America’s economy is staring down a serious demographic crisis that could sap its strength for years — and one of Wall Street’s most respected economists says the warning signs are flashing red, Fortune reports.

“It is quite possible that the next five years will see no growth in workers at all,” warns David Kelly, chief global strategist at JPMorgan Asset Management. “If that happens, this economy will only be capable of growing more slowly — unless we want to stoke the fires of inflation.”

In other words, America’s workforce — the very engine of economic growth — will continue to shrink for at least the next five years, and that doesn’t even factor in the effects of artificial intelligence on jobs.

A Vanishing Workforce

July’s dismal jobs report exposed what Kelly calls a structural crisis.

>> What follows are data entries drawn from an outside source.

# Duy1230/Map-Reduced-Approach-for-Vietnamese-Long-Document-Summarization

Hardware: AMD Instinct MI355X
Metric: map-phase chunks/sec (2k-tok chunk, 256-tok summary) at 1/2/4/8 MI355X (higher is better)
Workload: dtype f16

## Files before the change

### include/mapsum.h

```cpp
#ifndef MAPSUM_H
#define MAPSUM_H

#include <stddef.h>
#include <stdint.h>

#ifdef __cplusplus
extern "C" {
#endif

#define MS_ABI_VERSION 3

#define MS_OK 0
#define MS_EIO -5
#define MS_ENOMEM -12
#define MS_EBUSY -16
#define MS_EINVAL -22
#define MS_ENOSPC -28

#define MS_FINISH_EOS 1
#define MS_FINISH_LENGTH 2
#define MS_FINISH_ERROR 3

#define MS_FLAG_IGNORE_EOS 1u

// ... 67 lines not shown
                     const void* host_blocks, int64_t n_bytes);
int ms_init_synthetic_q(ms_engine* e, uint64_t seed, float scale, float norm_jitter);

int ms_weight_regions(const ms_engine* e, void** ptrs, int64_t* bytes, int32_t cap);
int ms_quant_manifest(const ms_engine* e, int32_t* triples, int32_t cap);
int ms_declare_weight_q(ms_engine* e, int32_t tensor, int32_t layer, int32_t ggml_type);

int ms_submit(ms_engine* e, const int32_t* ids, int32_t n, int32_t num_predict,
              uint32_t flags, uint64_t tag);
#define MS_SAMPLE_MAX_TOPK 256
#define MS_SAMPLE_MAX_WINDOW 256
typedef struct ms_sampling {
  float temperature;
  int32_t top_k;
  float top_p;
  float min_p;
  float repeat_penalty;
  int32_t repeat_last_n;
  uint64_t seed;
} ms_sampling;
int ms_submit_sampled(ms_engine* e, const int32_t* ids, int32_t n, int32_t num_predict,
                      uint32_t flags, uint64_t tag, const ms_sampling* sp);
int ms_set_eos_ids(ms_engine* e, const int32_t* ids, int32_t n);
int ms_step(ms_engine* e);
int ms_poll(ms_engine* e, ms_result* out, int32_t cap);
int ms_pending(const ms_engine* e);
int ms_get_stats(const ms_engine* e, ms_stats* out);
int ms_reset_stats(ms_engine* e);
int ms_set_profiling(ms_engine* e, uint32_t class_mask);
int ms_trace_push(const char* name);
int ms_trace_pop(void);
int ms_synchronize(ms_engine* e);
int ms_set_persist(ms_engine* e, int32_t on);
#define MS_DBG_KPOOL 0
#define MS_DBG_VPOOL 1
#define MS_DBG_DECODE_LOGITS 2
#define MS_DBG_DECODE_X 3
#define MS_DBG_PREFILL_LOGITS 4
int ms_debug_read(ms_engine* e, int32_t which, int64_t offset, void* host, int64_t bytes);
int ms_debug_pk_stamps(uint64_t* out, int32_t n);
int ms_debug_a2_stamps(uint64_t* out, int32_t n);

int ms_forward(ms_engine* e, const int32_t* ids, int32_t n, int32_t n_layers_run,
               float* hidden_out, float* logits_out);
int ms_forward_packed(ms_engine* e, const int32_t* ids, const int32_t* lens, int32_t n_seqs,
                      int32_t n_layers_run, float* hidden_out, float* logits_out);
int ms_submit_forced(ms_engine* e, const int32_t* ids, int32_t n, const int32_t* forced,
                     int32_t n_forced, int32_t num_predict, uint32_t flags, uint64_t tag);

#define MS_EPI_STORE_F16 0
#define MS_EPI_ADD_F32 1
#define MS_EPI_SWIGLU 2
#define MS_EPI_STORE_F32 3
#define MS_EPI_ARGMAX 5
int ms_op_gemm(const void* A, const void* W, void* out, int32_t M, int32_t N, int32_t K,
               int32_t ldo, int32_t epilogue, void* stream);
int ms_op_gemm_resid(const void* A, const void* W, float* x, void* xg_out, const void* gamma, float* ssq_out,
                     int32_t M, int32_t N, int32_t K, void* stream);
int ms_gemm_resid_tiles(int32_t M, int32_t N);
int ms_set_gemm_variant(int32_t variant);
int ms_set_qgemv_gs(int32_t on);
int ms_set_attn_tuning(int32_t combine_grp, int32_t order);
int ms_set_dgemm_kh(int32_t kh);
int ms_set_dgemm_wn(int32_t wn);
int64_t ms_op_gemv_workspace(int32_t M, int32_t N, int32_t K);
int ms_op_gemv(const void* X, const void* W, void* out, int32_t M, int32_t N, int32_t K,
// ... 36 lines not shown
```

### map-reduced-approach-for-vietnamese-long-document-summarization_amd/csrc/engine.cpp

```cpp
#include <hip/hip_runtime.h>

#include <algorithm>
#include <cmath>
#include <cstddef>
#include <cstdio>
#include <cstdlib>
#include <cstring>
#include <deque>
#include <array>
#include <functional>
#include <map>
#include <tuple>
#include <memory>
#include <stdexcept>
#include <string>
#include <vector>

#if MS_HAVE_ROCTX
#include <rocprofiler-sdk-roctx/roctx.h>
#else
static inline int roctxRangePushA(const char*) { return 0; }
static inline int roctxRangePop() { return 0; }
#endif

// ... 142 lines not shown
  }
  bool large(int) const { return large_engine && (!has_quant || cfg.max_batch >= qlarge_min); }
  bool qd(const QSlot* q, int M, int N, int K, int S, int epi) const {
    if (!qdgemm_mode || !q || !q->ready()) return false;
    const QMat& m = q->m;
    const bool q4 = m.type0 == MS_QT_Q4_K && (m.n < 2 || m.type1 == MS_QT_Q4_K) && (m.n < 3 || m.type2 == MS_QT_Q4_K);
    return (q4 || qdgemm_mode == 2) && qdgemm_supported(M, N, K, S, epi, m);
  }
  bool row_groups(int B) const { return !large(B) && B > kMaxGemvRows; }
  int qsplit = 4;
  bool attn_slabs = true;
  RowScale cur_rs{};
  int32_t* args_d = nullptr;
  int32_t* args_h = nullptr;
  size_t args_cap = 0;
  struct Ctx {
    hipStream_t stream = nullptr;
    float* x = nullptr;
    float* ssq = nullptr;
    f16_t *xb = nullptr, *qkv = nullptr, *attn = nullptr, *hbuf = nullptr;
    float* logits = nullptr;
    int32_t* ids_out_d = nullptr;
    int32_t* args_d = nullptr;
    int32_t* args_h = nullptr;
    size_t args_cap = 0;
    hipEvent_t ev_a = nullptr, ev_b = nullptr;
  } cp, cd;
  bool overlap = false;
  void use(const Ctx& c) {
    stream = c.stream; x = c.x; ssq = c.ssq; xb = c.xb; qkv = c.qkv; attn = c.attn; hbuf = c.hbuf;
    logits = c.logits; ids_out_d = c.ids_out_d; args_d = c.args_d; args_h = c.args_h;
    args_cap = c.args_cap; ev_a = c.ev_a; ev_b = c.ev_b;
  }
  std::vector<uint8_t> stop_set;
  std::deque<std::unique_ptr<Seq>> waiting;
  std::vector<std::unique_ptr<Seq>> running;
  std::vector<std::unique_ptr<Seq>> done, polled;
  ms_stats stats{};
  uint32_t prof_mask = 0;
  std::vector<std::pair<int, int>> ev_pending;
  size_t ev_used = 0;
  hipEvent_t ev_a = nullptr, ev_b = nullptr;
  std::map<std::tuple<int, int, int, int>, std::pair<hipGraphExec_t, uint64_t>> decode_graphs;
  uint64_t graph_clock = 0;
  static constexpr size_t kMaxGraphs = 64;
  int graph_steps = 16;
  bool use_graphs = true;
  int32_t* ids_host = nullptr;
  int32_t* first_host = nullptr;
  int32_t* ids_ring_d = nullptr;
  static constexpr int kMaxRun = 64;
  int max_run = kMaxRun;
  SampleSlot* samp_d = nullptr;
  SampleSlot* samp_h = nullptr;
  std::vector<uint8_t> slot_sampled;

  template <class T>
  T* dalloc(size_t n, bool zero = false) {
    void* p = nullptr;
    if (n == 0) n = 1;
    hipError_t e = hipMalloc(&p, n * sizeof(T));
    if (e != hipSuccess)
      throw MsError(MS_ENOMEM, "hipMalloc(" + std::to_string(n * sizeof(T)) + " B) failed: " +
                                   hipGetErrorString(e));
    allocs.push_back(p);
    if (zero) HIP_OK(hipMemset(p, 0, n * sizeof(T)));
// ... 193 lines not shown
      ga.tok_pos = tok_pos;
      ga.tok_slot = tok_slot;
      ga.cos_tab = cos_tab;
      ga.sin_tab = sin_tab;
      ga.kv = kv;
      ga.Hq = Hq;
      ga.Hk = Hk;
      ga.rs = rs_attn;
      proj(&Q[QS_QKV], xb, Ly.wqkv, qkv, B, QKVN, H, QKVN, MS_GEMV_EPI_ROPE_KV, &ga, K_GEMV);
      qa = DecodeQKV{qkv, nullptr, 0, cos_tab, sin_tab, RowScale{}};
    }
    attn_decode(qa, kv, da);
    resid_update(&Q[QS_O], attn, Ly.wo, B, Hq * D, split_o, dsplit_o, Ly.ffn_norm, dwn_o);
    const RowScale rs_ffn = cur_rs;
    const f16_t* g_next = l + 1 < L ? layers[l + 1].attn_norm : final_norm;
    if (large(B)) {
      prof_begin(K_GEMV);
      if (qd(&Q[QS_GU], B, 2 * F, H, 1, MS_GEMV_EPI_SWIGLU))
        launch_qdgemm(xb, Q[QS_GU].m, hbuf, B, 2 * F, H, 1, F, MS_GEMV_EPI_SWIGLU, stream, &rs_ffn);
      else if (qdf(B, 2 * F, H, 1, MS_GEMV_EPI_SWIGLU))
        launch_qdgemm_f16(xb, Ly.wgu, hbuf, B, 2 * F, H, 1, F, MS_GEMV_EPI_SWIGLU, stream, &rs_ffn);
      else
        launch_dgemm(xb, Ly.wgu, hbuf, B, 2 * F, H, 1, F, MS_GEMV_EPI_SWIGLU, stream, &rs_ffn, dgemm_kh);
      prof_end(K_GEMV);
    } else {
      GemvArgs gg{};
      gg.rs = rs_ffn;
      proj(&Q[QS_GU], xb, Ly.wgu, hbuf, B, 2 * F, H, F, MS_GEMV_EPI_SWIGLU, &gg, K_GEMV, sizeof(f16_t));
    }
    resid_update(&Q[QS_DOWN], hbuf, Ly.wdown, B, F, split_down, dsplit_down, g_next, dwn_down);
  }

  void run_layer(int l, int T, bool decode, const int32_t* tok_pos, const int32_t* tok_slot,
                 const PrefillAttnArgs& pa, const DecodeAttnArgs& da, bool tail = true) {
    if (decode && fused_decode(T)) {
      run_layer_fused_decode(l, T, tok_pos, tok_slot, da);
      return;
    }
    const Layer& Ly = layers[l];
    const int kc = decode ? K_GEMV : K_GEMM;
    const RowScale rs_attn = cur_rs;
    KVView kv = kv_layer(l);
    gemm_or_gemv(xb, Ly.wqkv, qkv, T, QKVN, H, QKVN, MS_EPI_STORE_F16, decode, kc, &rs_attn);
    prof_begin(K_MISC);
    launch_rope_kv(qkv, T, Hq, Hk, tok_pos, tok_slot, cos_tab, sin_tab, kv, stream, decode || !pa.cos_tab);
    prof_end(K_MISC);
    if (decode) {
      attn_decode(DecodeQKV{qkv, nullptr, 0, cos_tab, sin_tab, RowScale{}}, kv, da);
    } else {
      prof_begin(K_ATTN_PREFILL);
      launch_attn_prefill(qkv, attn, Hq, Hk, kv, pa, stream);
      prof_end(K_ATTN_PREFILL);
    }
    const f16_t* g_next = l + 1 < L ? layers[l + 1].attn_norm : final_norm;
    if (decode) {
      gemm_or_gemv(attn, Ly.wo, x, T, H, Hq * D, H, MS_EPI_ADD_F32, decode, kc);
      norm_input(Ly.ffn_norm, T);
    } else {
      prefill_resid(attn, Ly.wo, T, Hq * D, Ly.ffn_norm);
    }
    const RowScale rs_ffn = cur_rs;
    gemm_or_gemv(xb, Ly.wgu, hbuf, T, 2 * F, H, F, MS_EPI_SWIGLU, decode, kc, &rs_ffn);
    if (decode) {
      gemm_or_gemv(hbuf, Ly.wdown, x, T, H, F, H, MS_EPI_ADD_F32, decode, kc);
      if (tail) norm_input(g_next, T);
    } else if (tail) {
      prefill_resid(hbuf, Ly.wdown, T, F, g_next);
    } else {
      gemm_or_gemv(hbuf, Ly.wdown, x, T, H, F, H, MS_EPI_ADD_F32, decode, kc);
    }
  }

  bool prefill_resid_ok(int T) const {
    const int tiles = gemm_resid_tiles(T, H);
    return tiles <= kGemmRsTiles && gemm_rs_tiles_ok(T, QKVN, tiles) && gemm_rs_tiles_ok(T, 2 * F, tiles);
  }
  void prefill_resid(const f16_t* X, const f16_t* W, int T, int K, const f16_t* g_next) {
    if (!prefill_resid_ok(T)) {
      gemm_or_gemv(X, W, x, T, H, K, H, MS_EPI_ADD_F32, false, K_GEMM);
      norm_input(g_next, T);
      return;
    }
    GemmResid gr{g_next, xb, ssq};
    prof_begin(K_GEMM);
    launch_gemm(X, W, x, T, H, K, H, MS_EPI_ADD_F32, stream, nullptr, &gr);
    prof_end(K_GEMM);
    cur_rs = make_row_scale(ssq, gemm_resid_tiles(T, H), H, cfg.norm_eps);
  }

  void norm_input(const f16_t* w, int T, const int32_t* row_idx = nullptr) {
    prof_begin(K_MISC);
    launch_rmsnorm(x, w, xb, ssq, T, H, row_idx, stream);
    prof_end(K_MISC);
    cur_rs = norm_rs();
  }

  std::vector<std::array<int32_t, 3>> quant_manifest;
  void note_quant(int tensor, int layer, int type) {
    for (auto& q : quant_manifest)
      if (q[0] == tensor && q[1] == layer) { q[2] = type; return; }
    quant_manifest.push_back({tensor, layer, type});
  }
  std::vector<std::pair<void*, size_t>> weight_regions() const {
    std::vector<std::pair<void*, size_t>> r;
    const size_t H2 = (size_t)H * 2;
    r.push_back({embed, (size_t)V * H2});
    if (!cfg.tie_embeddings) r.push_back({lm_head, (size_t)V * H2});
    r.push_back({final_norm, H2});
    for (const Layer& Ly : layers) {
      r.push_back({Ly.attn_norm, H2});
      r.push_back({Ly.ffn_norm, H2});
      r.push_back({Ly.wqkv, (size_t)QKVN * H2});
      r.push_back({Ly.wo, (size_t)Hq * D * H2});
      r.push_back({Ly.wgu, (size_t)2 * F * H2});
      r.push_back({Ly.wdown, (size_t)F * H2});
    }
    auto qs = [&](const QSlot& q) {
      const uint8_t* b[3] = {q.m.base0, q.m.base1, q.m.base2};
      for (int i = 0; i < 3; ++i)
        if (b[i]) r.push_back({(void*)b[i], q.bytes[i]});
    };
    qs(lmq);
    for (const auto& l : lq)
      for (const QSlot& q : l) qs(q);
    return r;
// ... 127 lines not shown
      Ly.ffn_norm = E.dalloc<f16_t>(E.H);
      Ly.wqkv = E.dalloc<f16_t>((size_t)E.QKVN * E.H);
      Ly.wo = E.dalloc<f16_t>((size_t)E.H * E.Hq * E.D);
      Ly.wgu = E.dalloc<f16_t>((size_t)2 * E.F * E.H);
      Ly.wdown = E.dalloc<f16_t>((size_t)E.H * E.F);
    }
    std::vector<float> cs, sn;
    rope_tables(*cfg, cfg->max_ctx, cs, sn);
    E.cos_tab = E.dalloc<float>(cs.size());
    E.sin_tab = E.dalloc<float>(sn.size());
    HIP_OK(hipMemcpy(E.cos_tab, cs.data(), cs.size() * 4, hipMemcpyHostToDevice));
    HIP_OK(hipMemcpy(E.sin_tab, sn.data(), sn.size() * 4, hipMemcpyHostToDevice));
    E.layer_kv_elems = (size_t)E.n_pages * E.Hk * kPage * E.D;
    E.kpool = E.dalloc<f16_t>(E.layer_kv_elems * E.L, true);
    E.vpool = E.dalloc<f16_t>(E.layer_kv_elems * E.L, true);
    HIP_OK(hipHostMalloc((void**)&E.bt_h, (size_t)cfg->max_batch * E.max_pages * sizeof(int32_t),
                         hipHostMallocDefault));
    std::memset(E.bt_h, 0, (size_t)cfg->max_batch * E.max_pages * sizeof(int32_t));
    E.bt_d = E.dalloc<int32_t>((size_t)cfg->max_batch * E.max_pages, true);
    for (int p = E.n_pages - 1; p >= 0; --p) E.free_pages.push_back(p);
    for (int s = cfg->max_batch - 1; s >= 0; --s) E.free_slots.push_back(s);
    const size_t T = E.Tmax;
    for (ms_engine::Ctx* c : {&E.cp, &E.cd}) {
      const size_t R = c == &E.cp ? T : (size_t)cfg->max_batch;
      c->x = E.dalloc<float>(R * E.H);
      c->ssq = E.dalloc<float>(std::max(R * kGemmRsTiles, (size_t)256 * cfg->max_batch), true);
      c->xb = E.dalloc<f16_t>(R * E.H);
      c->qkv = E.dalloc<f16_t>(R * E.QKVN);
      c->attn = E.dalloc<f16_t>(R * E.Hq * E.D);
      c->hbuf = E.dalloc<f16_t>(R * E.F);
      c->logits = E.dalloc<float>((size_t)cfg->max_batch * E.V);
      c->ids_out_d = E.dalloc<int32_t>(cfg->max_batch);
    }
    const int Md = std::min(cfg->max_batch, 64);
    size_t gws = 0;
    const int shapes[5][2] = {{E.QKVN, E.H}, {E.H, E.Hq * E.D}, {2 * E.F, E.H}, {E.H, E.F}, {E.V, E.H}};
    for (auto& sh : shapes) gws = std::max(gws, gemv_workspace_bytes(Md, sh[0], sh[1]));
    E.gemv_ws = E.dalloc<char>(gws, true);
    E.attn_ppb = attn_decode2_ppb(cfg->max_batch, E.Hk, cfg->max_ctx);
    E.attn_v2 = cfg->max_batch <= 16;
    if (const char* v = getenv("MS_ATTN_V2")) E.attn_v2 = atoi(v) != 0;
    if (const char* v = getenv("MS_ATTN_TICKET")) E.attn_ticket = atoi(v) != 0;
    E.attn_cnt = E.dalloc<unsigned>((size_t)cfg->max_batch * E.Hk, true);
    const int ws_ctx = (cfg->max_ctx + 255) / 256 * 256;
    E.attn_ws = (float*)E.dalloc<char>(std::max(attn_decode_workspace_bytes(cfg->max_batch, E.Hq, ws_ctx),
                                                attn_decode2_workspace_bytes(cfg->max_batch, E.Hq, ws_ctx,
                                                                             E.attn_ppb)),
                                       true);
    E.slabs = E.dalloc<float>((size_t)ms_engine::kMaxSplit * std::min(std::max(cfg->max_batch, 64), 256) *
                              std::max(E.QKVN, E.H));
    if (const char* v = getenv("MS_SPLIT_QKV")) E.split_qkv = atoi(v);
    if (const char* v = getenv("MS_ATTN_SLABS")) E.attn_slabs = atoi(v) != 0;
    if (const char* v = getenv("MS_SPLIT_O")) E.split_o = atoi(v);
    if (const char* v = getenv("MS_SPLIT_DOWN")) E.split_down = atoi(v);
    if (const char* v = getenv("MS_DGEMM_MIN")) E.dgemm_min = atoi(v);
    E.large_engine = cfg->max_batch >= E.dgemm_min;
    if (const char* v = getenv("MS_QLARGE_MIN")) E.qlarge_min = atoi(v);
    if (const char* v = getenv("MS_QDGEMM")) E.qdgemm_mode = atoi(v);
    if (const char* v = getenv("MS_LM_GEMM_MIN")) E.lm_gemm_min = atoi(v);
    E.dgemm_kh = cfg->max_batch <= 128 && E.H % 128 == 0 ? dgemm_kh_setting() : 1;
    if (const char* v = getenv("MS_QDF_MIN")) E.qdf_min = atoi(v);
    if (E.qdf_min > 0 && cfg->max_batch >= E.qdf_min) {
      E.dsplit_qkv = 3;
      E.dsplit_down = 4;
    }
    if (const char* v = getenv("MS_DSPLIT_QKV")) E.dsplit_qkv = atoi(v);
// ... 520 lines not shown
  const size_t o_ids = a.size();
  for (Seq* s : batch) a.insert(a.end(), s->prompt.begin(), s->prompt.end());
  const size_t o_pos = a.size();
  for (Seq* s : batch)
    for (int i = 0; i < (int)s->prompt.size(); ++i) a.push_back(s->len + i);
  const size_t o_slot = a.size();
  for (Seq* s : batch)
    for (int i = 0; i < (int)s->prompt.size(); ++i) a.push_back(s->slot);
  const size_t o_qstart = a.size();
  {
    int q = 0;
    for (Seq* s : batch) { a.push_back(q); q += (int)s->prompt.size(); }
  }
  const size_t o_qlen = a.size();
  for (Seq* s : batch) a.push_back((int)s->prompt.size());
  const size_t o_kvlen = a.size();
  for (Seq* s : batch) a.push_back(s->len + (int)s->prompt.size());
  const size_t o_sslot = a.size();
  for (Seq* s : batch) a.push_back(s->slot);
  const size_t o_last = a.size();
  {
    int q = 0;
    for (Seq* s : batch) { q += (int)s->prompt.size(); a.push_back(q - 1); }
  }
  std::vector<std::pair<int, int32_t>> qb;
  for (int i = 0; i < S; ++i) {
    const int n = (int)batch[i]->prompt.size();
    for (int b = 0; b < (n + kPrefillQRows - 1) / kPrefillQRows; ++b)
      qb.push_back({batch[i]->len + b * kPrefillQRows, (i << 16) | b});
  }
  std::stable_sort(qb.begin(), qb.end(), [](auto& x, auto& y) { return x.first > y.first; });
  const size_t o_qblk = a.size();
  for (auto& p : qb) a.push_back(p.second);
  int32_t* d = E.upload_args(a);

  PrefillAttnArgs pa;
  pa.seq_qstart = d + o_qstart;
  pa.seq_qlen = d + o_qlen;
  pa.seq_kvlen = d + o_kvlen;
  pa.seq_slot = d + o_sslot;
  pa.qblk = d + o_qblk;
  pa.n_qblk = (int)qb.size();
  pa.cos_tab = E.cos_tab;
  pa.sin_tab = E.sin_tab;
  DecodeAttnArgs da{};

  E.prof_begin(K_MISC);
  launch_embed(d + o_ids, T, E.embed, E.H, E.x, E.stream);
  E.prof_end(K_MISC);
  E.norm_input(E.layers[0].attn_norm, T);
  for (int l = 0; l < n_layers_run; ++l)
    E.run_layer(l, T, false, d + o_pos, d + o_slot, pa, da, l + 1 < E.L || logits_all);
  HIP_OK(hipGetLastError());
  if (n_layers_run < E.L) return;
  if (!logits_all && !first_ids) return;
  if (logits_all) {
    launch_gemm(E.xb, E.lm_head, logits_all, T, E.V, E.H, E.V, MS_EPI_STORE_F32, E.stream, &E.cur_rs);
    return;
  }
  E.norm_input(E.final_norm, S, d + o_last);
  for (int r0 = 0; r0 < S; r0 += ms_engine::kMaxGemvRows) {
    const int rows = std::min(S - r0, (int)ms_engine::kMaxGemvRows);
    const RowScale rs = make_row_scale(E.ssq + r0, 1, E.H, E.cfg.norm_eps);
    E.gemm_or_gemv(E.xb + (size_t)r0 * E.H, E.lm_head, E.logits + (size_t)r0 * E.V, rows, E.V, E.H, E.V,
                   MS_EPI_STORE_F32, true, K_LMHEAD, &rs);
  }
  bool samp = false;
  for (Seq* s : batch) samp = samp || s->sampled;
  E.prof_begin(K_MISC);
  if (samp) {
    SampleArgs sa{};
    sa.logits = E.logits;
    sa.ldl = E.V;
    sa.n = E.V;
    sa.slots = E.samp_d;
    sa.row_slot = d + o_sslot;
    sa.ids_out = E.ids_out_d;
    launch_sample_rows(sa, S, E.stream);
  } else {
    launch_argmax(E.logits, S, E.V, E.ids_out_d, E.stream);
  }
  E.prof_end(K_MISC);
  HIP_OK(hipGetLastError());
  first_ids->resize(S);
  HIP_OK(hipMemcpyAsync(E.first_host, E.ids_out_d, S * sizeof(int32_t), hipMemcpyDeviceToHost, E.stream));
}
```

Job creation for May and June was revised down by a massive 258,000 jobs, and July’s gains came in at a tepid 73,000 — far below expectations. The unemployment rate ticked up to 4.2%, while labor force participation also slipped.

The average monthly increase for jobs in the second quarter was a measly 35,000 jobs.

Buried in the numbers is a troubling reality: Fewer Americans are working or even looking for work. In fact, the labor participation rate has dropped from 62.65% in July 2024 to just 62.22% today. That’s nearly 1.2 million fewer working-age Americans age 16 and older engaged in the economy.

“Roughly half of this decline is due to Baby Boomers hitting retirement age,” Kelly said. “But what’s more worrying is that participation is also falling among younger adults, those between 18 and 54. That’s not a temporary problem — it’s a structural one.”

And the future looks even grimmer. Citing U.S. Census Bureau projections, Kelly noted that without a major rebound in immigration, the working-age population is on track to shrink by over 300,000 by July 2026 — and keep declining at this or a potentially higher rate through at least 2030.

Immigration, Retirement & Monetary Policy

“Retirements are only part of the problem,” Kelly explains. “The other major factor is immigration — or the lack of it.”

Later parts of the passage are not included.